● **Required work**: Across the entries below, how many lines have the string "extern" in them? Reply with only the number.

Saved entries

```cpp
extern "C" int rs_context_create(int device_id, rs_context** out)
{
    if (!out) return RS_ERR_INVALID;
    *out = nullptr;
    int n = 0;
// ... 109 lines not shown
    if (strcmp(name, "ba_item_landmarks") == 0) {
        if (value != 0 && (value < 32 || value > 64 || value % 8)) return rs_fail(ctx, RS_ERR_INVALID, "ba_item_landmarks must be 0 (default) or 32, 40, 48, 56, 64");
        ctx->ba_item = value;
        return RS_OK;
    }
    if (strcmp(name, "ba_batch_item_landmarks") == 0) {
        if (value != 0 && (value < 32 || value > 64 || value % 8)) return rs_fail(ctx, RS_ERR_INVALID, "ba_batch_item_landmarks must be 0 (default) or 32, 40, 48, 56, 64");
        ctx->ba_batch_item = value;
        return RS_OK;
    }
    if (strcmp(name, "ba_band_mode") == 0) {
        if (value < 0 || value > 2) return rs_fail(ctx, RS_ERR_INVALID, "ba_band_mode must be 0 (banded factorisation where the reduced matrix is block-banded), 1 (always the general blocked one) or 2 (banded, one workgroup instead of two sides)");
        ctx->ba_band_mode = value;
        return RS_OK;
    }
    if (strcmp(name, "ba_s_replicas") == 0) {
        if (value != 0 && value != 1 && value != 2 && value != 4 && value != 8) return rs_fail(ctx, RS_ERR_INVALID, "ba_s_replicas must be 0 (default), 1, 2, 4 or 8");
        ctx->ba_s_replicas = value;
        return RS_OK;
    }
    if (strcmp(name, "ba_handoff_timeout_us") == 0) {
        if (value < 1 || value > 1000000) return rs_fail(ctx, RS_ERR_INVALID, "ba_handoff_timeout_us must be 1 .. 1000000");
        ctx->ba_handoff_timeout_us = value;
        return RS_OK;
    }
    if (strcmp(name, "k2_mode") == 0) {
        if (value < 0 || value > 1) return rs_fail(ctx, RS_ERR_INVALID, "k2_mode must be 0 (eight lanes per map point where possible) or 1 (one lane per point)");
        ctx->k2_mode = value;
        return RS_OK;
    }
    if (strcmp(name, "k2_grid") == 0) {
        if (value < 0 || value > 1) return rs_fail(ctx, RS_ERR_INVALID, "k2_grid must be 1 (the cell-grid kernel where the frame has a usable grid) or 0 (never)");
        ctx->k2_grid = value;
        return RS_OK;
    }
    if (strcmp(name, "ba_batch_mode") == 0) {
        if (value < 0 || value > 1) return rs_fail(ctx, RS_ERR_INVALID, "ba_batch_mode must be 0 (grid where possible) or 1 (lanes)");
        ctx->ba_batch_mode = value;
        return RS_OK;
    }
    if (strcmp(name, "bow_score_mode") == 0) {
        if (value < 0 || value > 1) return rs_fail(ctx, RS_ERR_INVALID, "bow_score_mode must be 0 (dense word table) or 1 (binary search)");
        ctx->bow_score_mode = value;
        return RS_OK;
    }
    if (strcmp(name, "loop_verify_streams") == 0) {
        if (value < 0 || value > 1) return rs_fail(ctx, RS_ERR_INVALID, "loop_verify_streams must be 0 (one child context per candidate) or 1 (the context stream)");
        ctx->loop_verify_streams = value;
        return RS_OK;
    }
    if (strcmp(name, "gftt_round_launches") == 0) {
        if (value < 0 || value > GFTT_ROUNDS_KNOB) return rs_fail(ctx, RS_ERR_INVALID, "gftt_round_launches must be 0 .. 12 (default 12)");
        ctx->gftt_round_launches = value;
        return RS_OK;
    }
    return rs_fail(ctx, RS_ERR_INVALID, "unknown option %s", name);
}

extern "C" int rs_context_synchronize(rs_context* ctx)
{
    if (!ctx) return RS_ERR_INVALID;
    RS_HIP(ctx, hipStreamSynchronize(ctx->stream));
    return RS_OK;
}

extern "C" const char* rs_last_error(const rs_context* ctx) { return ctx ? ctx->err.c_str() : "null context"; }
// ... 489 lines not shown
```

racing-slam_amd/csrc/tracks.hip:

```cpp
#include "point_core.h"

struct TrackParams {
    TriParams tri;
    float min_parallax_cosine;
    float rotation_factor;
    int kf_pose;
};

#define K6_TABLE_POSES 512
#define K6_BATCH 4

__global__ __launch_bounds__(64) void k6_tracks(const float2* __restrict__ track_uv, const uint8_t* __restrict__ skip,
                                               const int32_t* __restrict__ sight_ptr,
                                               const int32_t* __restrict__ sight_pose,
                                               const float2* __restrict__ sight_uv, const float* __restrict__ poses,
                                               int n_tracks, int n_table, TrackParams prm, uint8_t* __restrict__ status,
                                               float* __restrict__ xyz, float* __restrict__ parallax_cos,
                                               float* __restrict__ required_cos, const float* __restrict__ required_by_pose)
{
    extern __shared__ float kp_rows[];
    for (int i = threadIdx.x; i < n_table; i += blockDim.x) {
        float T[16], KP[12];
        load_pose(poses, i, T);
        projection_rows(prm.tri, T, KP);
#pragma unroll
        for (int k = 0; k < 12; k++) kp_rows[12 * i + k] = KP[k];
    }
    __syncthreads();
    const int t = blockIdx.x * blockDim.x + threadIdx.x;
    if (t >= n_tracks) return;
    const int s0 = sight_ptr[t], s1 = sight_ptr[t + 1];
    uint8_t st = 0;
    float X[3] = {0.f, 0.f, 0.f}, pc = 0.f, rc = 0.f;
    if (s1 > s0 && !(skip && skip[t])) {
        float Tf[16], Tk[16];
        load_pose(poses, sight_pose[s0], Tf);
        load_pose(poses, prm.kf_pose, Tk);
        const bool ok = dlt_one(sight_uv[s0], track_uv[t], Tf, Tk, prm.tri, X);
        if (ok) {
            bool consistent = true;
            if (n_table > 0) {
                for (int s = s0; s < s1 && consistent; s += K6_BATCH) {
                    int ip[K6_BATCH];
                    float2 px[K6_BATCH];
#pragma unroll
                    for (int u = 0; u < K6_BATCH; u++) { const int su = min(s + u, s1 - 1); ip[u] = sight_pose[su]; px[u] = sight_uv[su]; }
#pragma unroll
                    for (int u = 0; u < K6_BATCH; u++) {
                        float KP[12];
                        const int iu = min(max(ip[u], 0), n_table - 1);
#pragma unroll
                        for (int k = 0; k < 12; k++) KP[k] = kp_rows[12 * iu + k];
                        const float2 pr = project_rows_f32(KP, X);
                        const float dx = pr.x - px[u].x, dy = pr.y - px[u].y;
                        if (sqrtf(dx * dx + dy * dy) > prm.tri.max_reprojection_error) consistent = false;
                    }
                }
            } else
            for (int s = s0; s < s1; s++) {
                float Ts[16];
                load_pose(poses, sight_pose[s], Ts);
                const float2 pr = project_f32(prm.tri, Ts, X);
                const float2 px = sight_uv[s];
                const float dx = pr.x - px.x, dy = pr.y - px.y;
                if (sqrtf(dx * dx + dy * dy) > prm.tri.max_reprojection_error) { consistent = false; break; }
            }
            if (!consistent) {
                st = 2;
            } else {
                float cf[3], ck[3];
                camera_center_f32(Tf, cf);
                camera_center_f32(Tk, ck);
                float a[3] = {cf[0] - X[0], cf[1] - X[1], cf[2] - X[2]};
                float b[3] = {ck[0] - X[0], ck[1] - X[1], ck[2] - X[2]};
                normalize3f(a);
                normalize3f(b);
                float tr[3];
#pragma unroll
                for (int i = 0; i < 3; i++) {
                    const float rk[3] = {Tk[4 * i], Tk[4 * i + 1], Tk[4 * i + 2]};
                    const float rf[3] = {Tf[4 * i], Tf[4 * i + 1], Tf[4 * i + 2]};
                    tr[i] = dot3f(rk, rf);
                }
                const float trace = (tr[0] + tr[1]) + tr[2];
                float cosine = (trace - 1.0f) / 2.0f;
                cosine = cosine < -1.0f ? -1.0f : cosine;
                cosine = cosine > 1.0f ? 1.0f : cosine;
                st = 1;
                pc = dot3f(a, b);
                if (required_by_pose) {
                    rc = required_by_pose[sight_pose[s0]];
                } else {
                    const float turned = acosf(cosine);
                    const float need = cosf(prm.rotation_factor * turned);
                    rc = prm.min_parallax_cosine < need ? prm.min_parallax_cosine : need;
                }
            }
        }
    }
    status[t] = st;
    xyz[3 * (size_t)t + 0] = X[0]; xyz[3 * (size_t)t + 1] = X[1]; xyz[3 * (size_t)t + 2] = X[2];
    parallax_cos[t] = pc;
    required_cos[t] = rc;
}

#define K6B_CH 8
#define K6B_REJ_LDS 2048
#define K6B_FIELD 21

__device__ __forceinline__ bool k6_before(float kj, float ki, int j, int i)
{
    return (kj < ki) || (!(ki < kj) && !(kj < ki) && ((kj == kj) == (ki == ki)) && j < i) || ((kj == kj) && !(ki == ki));
}

__device__ __forceinline__ unsigned long long k6_block_exclusive_scan64(unsigned long long v, unsigned long long* total)
{
    __shared__ unsigned long long k6_scan_w[16];
    const int lane = threadIdx.x & 63, wave = threadIdx.x >> 6, nw = (blockDim.x + 63) >> 6;
    unsigned long long x = v;
#pragma unroll
    for (int off = 1; off < 64; off <<= 1) {
        const unsigned long long t = __shfl_up(x, off, 64);
        if (lane >= off) x += t;
    }
    if (lane == 63) k6_scan_w[wave] = x;
    __syncthreads();
    unsigned long long pre = 0, tot = 0;
    for (int w = 0; w < nw; w++) { const unsigned long long c = k6_scan_w[w]; if (w < wave) pre += c; tot += c; }
    __syncthreads();
    *total = tot;
    return pre + x - v;
}

template <int CH>
__device__ __forceinline__ void k6_select_held(const uint8_t* __restrict__ status, const float* __restrict__ pcs,
                                               const float* __restrict__ rcs, int lo, int hi, int min_new_points,
                                               int32_t* __restrict__ accepted, int32_t* __restrict__ inconsistent,
// ... 98 lines not shown
                                     const int32_t* d_sight_ptr, const int32_t* d_sight_pose,
                                     const float* d_sight_uv, const float* d_poses, int n_poses, int kf_pose,
                                     const float h_intrinsics[4], float any_parallax_cosine,
                                     float max_reprojection_error, float min_parallax_cosine,
                                     float rotation_parallax_factor, int min_new_points, uint8_t* d_status,
                                     float* d_xyz, float* d_parallax_cos, float* d_required_cos,
                                     int32_t* d_accepted, int32_t* d_inconsistent, int32_t* d_counts,
                                     const float* d_required_by_pose)
{
    if (!ctx) return RS_ERR_INVALID;
    if (n_tracks < 0 || n_poses < 0) return rs_fail(ctx, RS_ERR_INVALID, "negative size");
    if (!d_counts) return rs_fail(ctx, RS_ERR_INVALID, "null counts");
    RS_HIP(ctx, hipSetDevice(ctx->device));
    if (n_tracks == 0) {
        RS_HIP(ctx, hipMemsetAsync(d_counts, 0, 3 * sizeof(int32_t), ctx->stream));
        return RS_OK;
    }
    if (!d_track_uv || !d_sight_ptr || !d_sight_pose || !d_sight_uv || !d_poses || !h_intrinsics || !d_status ||
        !d_xyz || !d_parallax_cos || !d_required_cos || !d_accepted || !d_inconsistent)
        return rs_fail(ctx, RS_ERR_INVALID, "null pointer");
    if (kf_pose < 0 || kf_pose >= n_poses) return rs_fail(ctx, RS_ERR_INVALID, "key-frame pose index out of range");
    if ((uintptr_t)d_poses & 15) return rs_fail(ctx, RS_ERR_INVALID, "poses must be 16-byte aligned");
    void* ws = nullptr;
    int rc = rs_workspace(ctx, sizeof(int32_t) * (size_t)n_tracks, &ws);
    if (rc) return rc;
    TrackParams prm;
    prm.tri = {h_intrinsics[0], h_intrinsics[1], h_intrinsics[2], h_intrinsics[3], any_parallax_cosine, max_reprojection_error};
    prm.min_parallax_cosine = min_parallax_cosine;
    prm.rotation_factor = rotation_parallax_factor;
    prm.kf_pose = kf_pose;
    {
        rs_prof_scope ps(ctx, "K6_tracks");
        const int n_table = n_poses <= K6_TABLE_POSES ? n_poses : 0;
        hipLaunchKernelGGL(k6_tracks, dim3((n_tracks + 63) / 64), dim3(64), sizeof(float) * 12 * (size_t)n_table, ctx->stream,
                           (const float2*)d_track_uv, d_skip, d_sight_ptr, d_sight_pose, (const float2*)d_sight_uv, d_poses, n_tracks, n_table, prm,
                           d_status, d_xyz, d_parallax_cos, d_required_cos, d_required_by_pose);
    }
    {
        rs_prof_scope ps(ctx, "K6b_select");
        hipLaunchKernelGGL(k6_select, dim3(1), dim3(1024), 0, ctx->stream, d_status, d_parallax_cos, d_required_cos,
                           n_tracks, min_new_points, d_accepted, d_inconsistent, (int32_t*)ws, d_counts);
    }
    RS_HIP(ctx, hipGetLastError());
    return RS_OK;
}
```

● **Answer to this exercise**: 4